In order to avoid having to re-enter credentials every time you restart/redeploy Zeppelin, you can store the user credentials. Zeppelin supports this via the ZEPPELINCREDENTIALSPERSIST configuration.

Please notice that passwords will be stored in plain text by default. To encrypt the passwords, use the ZEPPELINCREDENTIALSENCRYPT_KEY config variable. This will encrypt passwords using the AES-128 algorithm.

You can generate an appropriate encryption key any way you'd like - for instance, by using the openssl tool:

openssl enc -aes-128-cbc -k secret -P -md sha1

Important: storing your encryption key in a configuration file is not advised. Depending on your environment security needs, you may want to consider utilizing a credentials server, storing the ZEPPELINCREDENTIALSENCRYPT_KEY as an OS env variable, or any other approach that would not colocate the encryption key and the encrypted content (the credentials.json file).

Obfuscating Passwords using the Jetty Password Tool

Security best practices advise to not use plain text passwords and Jetty provides a password tool to help obfuscating the passwords used to access the KeyStore and TrustStore.

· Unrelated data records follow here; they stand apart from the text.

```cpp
template <int M>
PHD_HD void split_twiddle(double2 (&v)[M], const double2 w, int h) {
    const double2 w2 = cmul(w, w), w4 = cmul(w2, w2), w8 = cmul(w4, w4);
    double2 p[4];
    p[0] = make_double2(h ? w.x : 1.0, h ? w.y : 0.0);
    p[1] = cmul(p[0], w2);
    p[2] = cmul(p[0], w4);
    p[3] = cmul(p[1], w4);
    sfor<M>([&](auto j_) {
        constexpr int j = decltype(j_)::value;
        if constexpr (j > 3) p[j & 3] = cmul(p[j & 3], w8);
        v[j] = cmul(v[j], p[j & 3]);
    });
}
template <int M>
PHD_HD void split_half(double2 (&v)[M], int h) {
    dft<M>(v);
    sfor<M>([&](auto k_) {
        constexpr int k = decltype(k_)::value;
        const double2 t = twm<2 * M, k>(v[k]);
        v[k] = make_double2(h ? t.x : v[k].x, h ? t.y : v[k].y);
    });
}
PHD_HD double2 split_join(double2 a, double2 p, int h) {
    const double s = h ? -1.0 : 1.0;
    return make_double2(p.x + s * a.x, p.y + s * a.y);
}

template <int R>
__device__ __forceinline__ void twiddle_powers(double2 (&v)[R], const double2 w) {
    if constexpr (R <= 4) {
        double2 wr = w;
        v[1] = cmul(v[1], w);
#pragma unroll
        for (int r = 2; r < R; r++) {
            wr = cmul(wr, w);
            v[r] = cmul(v[r], wr);
        }
    } else {
        double2 p[4];
        p[1] = w;
        p[2] = cmul(w, w);
        p[3] = cmul(p[2], w);
        p[0] = cmul(p[2], p[2]);
        const double2 w4 = p[0];
#pragma unroll
        for (int r = 1; r < R; r++) {
            if (r > 4) p[r & 3] = cmul(p[r & 3], w4);
            v[r] = cmul(v[r], p[r & 3]);
        }
    }
}

template <bool ON>
__device__ __forceinline__ int opaque(int x) {
    if constexpr (ON) asm volatile("" : "+v"(x));
    return x;
}

template <int N, int T, int R, int NS, bool CLAMP = false>
struct Pass {
    static constexpr int NB = N / R;
    static constexpr int ROUNDS = (NB + T - 1) / T;
    static constexpr bool FULL = NB % T == 0;
    static_assert(N % R == 0, "radix must divide N");

    static constexpr int OUT = R;
    __device__ static __forceinline__ bool active(int b) { return FULL || b < NB; }
    __device__ static __forceinline__ bool active(int tid, int q) { return active(tid + q * T); }
    __device__ static __forceinline__ int row0(int tid, int q) { return tid + q * T; }
    __device__ static __forceinline__ int bfly(int tid, int q) {
        return (FULL || !CLAMP) ? tid + q * T : min(tid + q * T, NB - 1);
    }

    __device__ static __forceinline__ void load(const double2* buf, double2 (&v)[ROUNDS][R], int tid) {
#pragma unroll
        for (int q = 0; q < ROUNDS; q++) {
            const int b = bfly(tid, q);
            if (CLAMP || active(b)) {
#pragma unroll
                for (int r = 0; r < R; r++) v[q][r] = buf[b + r * NB];
            }
        }
    }
    __device__ static __forceinline__ void compute(double2 (&v)[ROUNDS][R], const double2* tw, int tid) {
#pragma unroll
        for (int q = 0; q < ROUNDS; q++) {
            const int b = bfly(tid, q);
            if (CLAMP || active(b)) {
                if constexpr (NS > 1) twiddle_powers<R>(v[q], tw[b % NS]);
                dft<R>(v[q]);
            }
        }
    }
    __device__ static __forceinline__ void store(double2* buf, const double2 (&v)[ROUNDS][R], int tid) {
#pragma unroll
        for (int q = 0; q < ROUNDS; q++) {
            const int b = tid + q * T;
            if (active(b)) {
                const int jh = b / NS, jm = b - jh * NS;
                const int base = jh * NS * R + jm;
#pragma unroll
                for (int k = 0; k < R; k++) buf[base + k * NS] = v[q][k];
            }
        }
    }
};

__device__ __forceinline__ double dpp_pair_swap(double x) {
    const unsigned long long u = __builtin_bit_cast(unsigned long long, x);
    const unsigned lo = (unsigned)__builtin_amdgcn_mov_dpp((int)(unsigned)u, 0xB1, 0xF, 0xF, false);
    const unsigned hi = (unsigned)__builtin_amdgcn_mov_dpp((int)(unsigned)(u >> 32), 0xB1, 0xF, 0xF, false);
    return __builtin_bit_cast(double, ((unsigned long long)hi << 32) | lo);
}

template <int N, int T, int R, int NS>
struct SplitPass {
    static constexpr int M = R / 2;
    static constexpr int NB = N / R;
    static constexpr int ROUNDS = 1;
    static constexpr int OUT = M;
    static_assert(N % R == 0 && R % 2 == 0, "even radix dividing N");
    static_assert(2 * NB <= T && T % 2 == 0, "a split pass is one round of lane pairs");

    __device__ static __forceinline__ bool active(int tid, int) { return tid < 2 * NB; }
    __device__ static __forceinline__ int row0(int tid, int) { return (tid >> 1) + (tid & 1) * M * NB; }
    __device__ static __forceinline__ int bfly(int tid) { return min(tid >> 1, NB - 1); }

    __device__ static __forceinline__ void load(const double2* buf, double2 (&v)[ROUNDS][M], int tid) {
        const int b = bfly(tid), h = tid & 1;
#pragma unroll
        for (int j = 0; j < M; j++) v[0][j] = buf[b + (2 * j + h) * NB];
    }
    __device__ static __forceinline__ void compute(double2 (&v)[ROUNDS][M], const double2* tw, int tid) {
        const int b = bfly(tid), h = tid & 1;
        if constexpr (NS > 1) split_twiddle<M>(v[0], tw[b % NS], h);
        split_half<M>(v[0], h);
#pragma unroll
        for (int k = 0; k < M; k++) {
            const double2 p = make_double2(dpp_pair_swap(v[0][k].x), dpp_pair_swap(v[0][k].y));
            v[0][k] = split_join(v[0][k], p, h);
        }
    }
};

template <int... Rs>
struct Radices {
    static constexpr int count = sizeof...(Rs);
    static constexpr int product = (1 * ... * (Rs < 0 ? -Rs : Rs));
};

template <int NS, int R, int... Rest>
constexpr int tw_entries() {
    if constexpr (sizeof...(Rest) == 0) return NS > 1 ? NS : 0;
    else return (NS > 1 ? NS : 0) + tw_entries<NS * R, Rest...>();
}


template <int N, int T, int NS, int R, int... Rest>
__device__ __forceinline__ void fft_lds(double2* buf, const double2* tw, int tid) {
    using P = Pass<N, T, R, NS>;
    double2 v[P::ROUNDS][R];
    P::load(buf, v, tid);
    P::compute(v, tw, tid);
    __syncthreads();
    P::store(buf, v, tid);
    __syncthreads();
    if constexpr (sizeof...(Rest) > 0) fft_lds<N, T, NS * R, Rest...>(buf, tw + (NS > 1 ? NS : 0), tid);
}

#ifndef PHD_COL_CLAMP
#define PHD_COL_CLAMP 1
#endif
template <int N, int T, int NS, int R, int... Rest>
struct Plan {
    using Last = typename Plan<N, T, NS * R, Rest...>::Last;
    static constexpr int last_tw_offset = (NS > 1 ? NS : 0) + Plan<N, T, NS * R, Rest...>::last_tw_offset;
    template <bool REMAT = false>
    __device__ static __forceinline__ void all_but_last(double2* buf, const double2* tw, int tid0) {
        using P = Pass<N, T, R, NS, PHD_COL_CLAMP != 0>;
        const int tid = opaque<REMAT>(tid0);
        double2 v[P::ROUNDS][R];
        P::load(buf, v, tid);
        P::compute(v, tw, tid);
        __syncthreads();
        P::store(buf, v, tid);
        __syncthreads();
        Plan<N, T, NS * R, Rest...>::template all_but_last<REMAT>(buf, tw + (NS > 1 ? NS : 0), tid0);
    }
};
template <int N, int T, int NS, int R>
struct Plan<N, T, NS, R> {
    using Last = std::conditional_t<(R < 0), SplitPass<N, T, (R < 0 ? -R : 2), NS>, Pass<N, T, (R < 0 ? 1 : R), NS, PHD_COL_CLAMP != 0>>;
    static constexpr int last_tw_offset = 0;
    template <bool REMAT = false>
    __device__ static __forceinline__ void all_but_last(double2*, const double2*, int) {}
};

}
}
```

### photohive_dsp_amd/csrc/phd_context.cpp

```cpp
#include <atomic>
#include <cmath>
#include <cstdio>
#include <cstring>

#include <chrono>
#include <cstdlib>
#include <thread>

#include <unistd.h>

#include "phd_host.h"

namespace phd {

namespace {
void register_shutdown();
thread_local std::string g_error;
thread_local double g_timings[8];
thread_local int g_ntimings = 0;
std::mutex g_ctx_mu;
Context* g_ctx[64][kLanes] = {};
}

void set_error(const std::string& msg) {
    g_error = msg;
    if (!getenv("PHD_QUIET"))
        fprintf(stderr, "%s%s\n", msg.compare(0, 7, "Error: ") == 0 ? "" : "Error: ", msg.c_str());
}
void clear_error() { g_error.clear(); }

void record_timings(const double* ms, int n) {
    g_ntimings = n < 8 ? n : 8;
    for (int i = 0; i < g_ntimings; i++) g_timings[i] = ms[i];
}

Context* get_context() { return get_context_lane(0); }

Context* get_context_lane(int lane) {
    int dev = -1;
    if (hipGetDevice(&dev) != hipSuccess || dev < 0 || dev >= 64) {
        int n = 0;
        if (hipGetDeviceCount(&n) != hipSuccess || n <= 0) {
            set_error("no HIP device available: the MI355X path has no CPU fallback");
            return nullptr;
        }
        dev = 0;
        if (hipSetDevice(0) != hipSuccess) {
            set_error("hipSetDevice(0) failed");
            return nullptr;
        }
    }
    std::lock_guard<std::mutex> lk(g_ctx_mu);
    if (g_ctx[dev][lane]) return g_ctx[dev][lane];
    register_shutdown();
    auto* c = new Context();
    c->device = dev;
    c->pid = getpid();
    if (hipStreamCreateWithFlags(&c->stream, hipStreamNonBlocking) != hipSuccess) {
        set_error("hipStreamCreate failed");
        delete c;
        return nullptr;
    }
    double k255[256];
// ... 188 lines not shown
        else f += 2;
    }
    if (m != 1) {
        set_error("FFT length " + std::to_string(n) + " has too many factors");
        return false;
    }
    P.generic = 0;
    P.composite = 0;
    for (int i = 0; i < P.npass; i++) {
        const int r = P.radix[i];
        const bool comp = r == 6 || r == 9 || r == 10 || r == 12 || r == 16;
        if (r != 2 && r != 3 && r != 4 && r != 5 && r != 8 && !comp) P.generic = 1;
        P.composite |= comp ? 1 : 0;
    }
    P.n_hi = (n + 63) / 64;
    const long double two_pi = 6.283185307179586476925286766559005768L;
    auto w = [&](long t) {
        const long double a = two_pi * (long double)(t % n) / (long double)n;
        return make_double2((double)cosl(a), (double)-sinl(a));
    };
    std::vector<double2> tw(n + 64 + P.n_hi);
    for (int t = 0; t < n; t++) tw[t] = w(t);
    for (int t = 0; t < 64; t++) tw[n + t] = w(t);
    for (int t = 0; t < P.n_hi; t++) tw[n + 64 + t] = w(64L * t);
    if (hipMalloc(&p->d_tw, sizeof(double2) * tw.size()) != hipSuccess ||
        hipMemcpy(p->d_tw, tw.data(), sizeof(double2) * tw.size(), hipMemcpyHostToDevice) != hipSuccess) {
        set_error("twiddle upload failed");
        return false;
    }
    P.tw = p->d_tw;
    P.tw_lo = p->d_tw + n;
    P.tw_hi = p->d_tw + n + 64;
    return true;
}

const FftPlanHost* get_plan(Context* c, int n, bool composite) {
    const auto key = std::make_pair(n, composite);
    auto it = c->plans.find(key);
    if (it != c->plans.end()) return &it->second;
    FftPlanHost p;
    if (!make_fft_plan(n, &p, composite)) return nullptr;
    return &(c->plans[key] = p);
}

const double2* get_ct_twiddles(Context* c, int n, bool rows) {
    const auto key = std::make_pair(n, rows ? 1 : 0);
    auto it = c->ct_tw.find(key);
    if (it != c->ct_tw.end()) return it->second;
    std::vector<int> rad;
    if (!(rows ? ct_rows_plan(n, &rad) : ct_cols_plan(n, &rad))) {
        set_error("no compile-time FFT plan for length " + std::to_string(n));
        return nullptr;
    }
    const long double two_pi = 6.283185307179586476925286766559005768L;
    std::vector<double2> tw;
    long ns = 1;
    for (int r : rad) {
        if (ns > 1)
            for (long jm = 0; jm < ns; jm++) {
                const long double a = two_pi * (long double)jm / (long double)(ns * r);
                tw.push_back(make_double2((double)cosl(a), (double)-sinl(a)));
            }
        ns *= r;
    }
    if (tw.empty()) tw.push_back(make_double2(1.0, 0.0));
    double2* d = nullptr;
    if (hipMalloc(&d, sizeof(double2) * tw.size()) != hipSuccess ||
        hipMemcpy(d, tw.data(), sizeof(double2) * tw.size(), hipMemcpyHostToDevice) != hipSuccess) {
        set_error("compile-time FFT twiddle upload failed");
        return nullptr;
    }
    c->ct_tw[key] = d;
    return d;
}

namespace {
#ifndef PHD_COLUMN_FORM
#define PHD_COLUMN_FORM -1
#endif
std::atomic<int> g_column_form{PHD_COLUMN_FORM};
}

int FftSel::forced_form() { return g_column_form.load(std::memory_order_relaxed); }

bool select_fft(Context* c, int height, int width, int nbins, const uint8_t* const* imgs, int n, FftSel* s,
                const BlurTable* tbl, bool batch) {
    *s = FftSel{};
    if (FftSel::forced_form() >= 0) s->col_pf = FftSel::forced_form() == 1;
    static const bool force_generic = phd_knob("PHD_FFT_GENERIC") != nullptr;
    bool ct = !force_generic && ct_rows_plan(width, nullptr) && ct_cols_plan(height, nullptr) &&
              fft_cols_ct_lds(height) <= 160 * 1024;
    for (int i = 0; ct && i < n; i++)
        if (reinterpret_cast<uintptr_t>(imgs[i]) & 3) ct = false;
    const ColRuns* runs = nullptr;
    if (ct && tbl) {
        const int T = fft_cols_ct_threads(height);
        (void)batch;
        {
            const auto key = std::make_tuple(height, width, tbl->nr, tbl->na, T);
            auto f = c->colruns.find(key);
            if (f == c->colruns.end()) {
                ColRuns r;
                if (build_col_runs(tbl->map.data(), tbl->height, tbl->wf, T, &r) || r.too_many)
                    f = c->colruns.emplace(key, r).first;
            }
            if (f != c->colruns.end() && f->second.d_runs) runs = &f->second;
            else ct = false;
        }
    }
    if (ct) {
        s->ct = true;
        s->tw_r = get_ct_twiddles(c, width, true);
        s->tw_c = get_ct_twiddles(c, height, false);
        if (!s->tw_r || !s->tw_c) return false;
        s->cbins = ColBins{runs ? runs->d_runs : nullptr, runs ? runs->d_seg : nullptr, runs ? runs->stride : 0};
        s->col_blocks = fft_cols_ct_blocks(height);
        return true;
// ... 386 lines not shown
```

The Password tool documentation can be found here.

After using the tool:

java -cp $ZEPPELIN_HOME/zeppelin-server/target/lib/jetty-util-9.2.15.v20160210.jar \
         org.eclipse.jetty.util.security.Password  \
         password

2016-12-15 10:46:47.931:INFO::main: Logging initialized @101ms
password
OBF:1v2j1uum1xtv1zej1zer1xtn1uvk1v1v
MD5:5f4dcc3b5aa765d61d8327deb882cf99

update your configuration with the obfuscated password :

<property>
  <name>zeppelin.ssl.keystore.password</name>
  <value>OBF:1v2j1uum1xtv1zej1zer1xtn1uvk1v1v</value>
  <description>Keystore password. Can be obfuscated by the Jetty Password tool</description>
</property>

Create GitHub Access Token

When using GitHub to track notebooks, one can use GitHub's API for authentication. To create an access token, please use the following link https://github.com/settings/tokens. The value of the access token generated is set in the zeppelin.notebook.git.remote.access-token property.

Note: After updating these configurations, Zeppelin server needs to be restarted.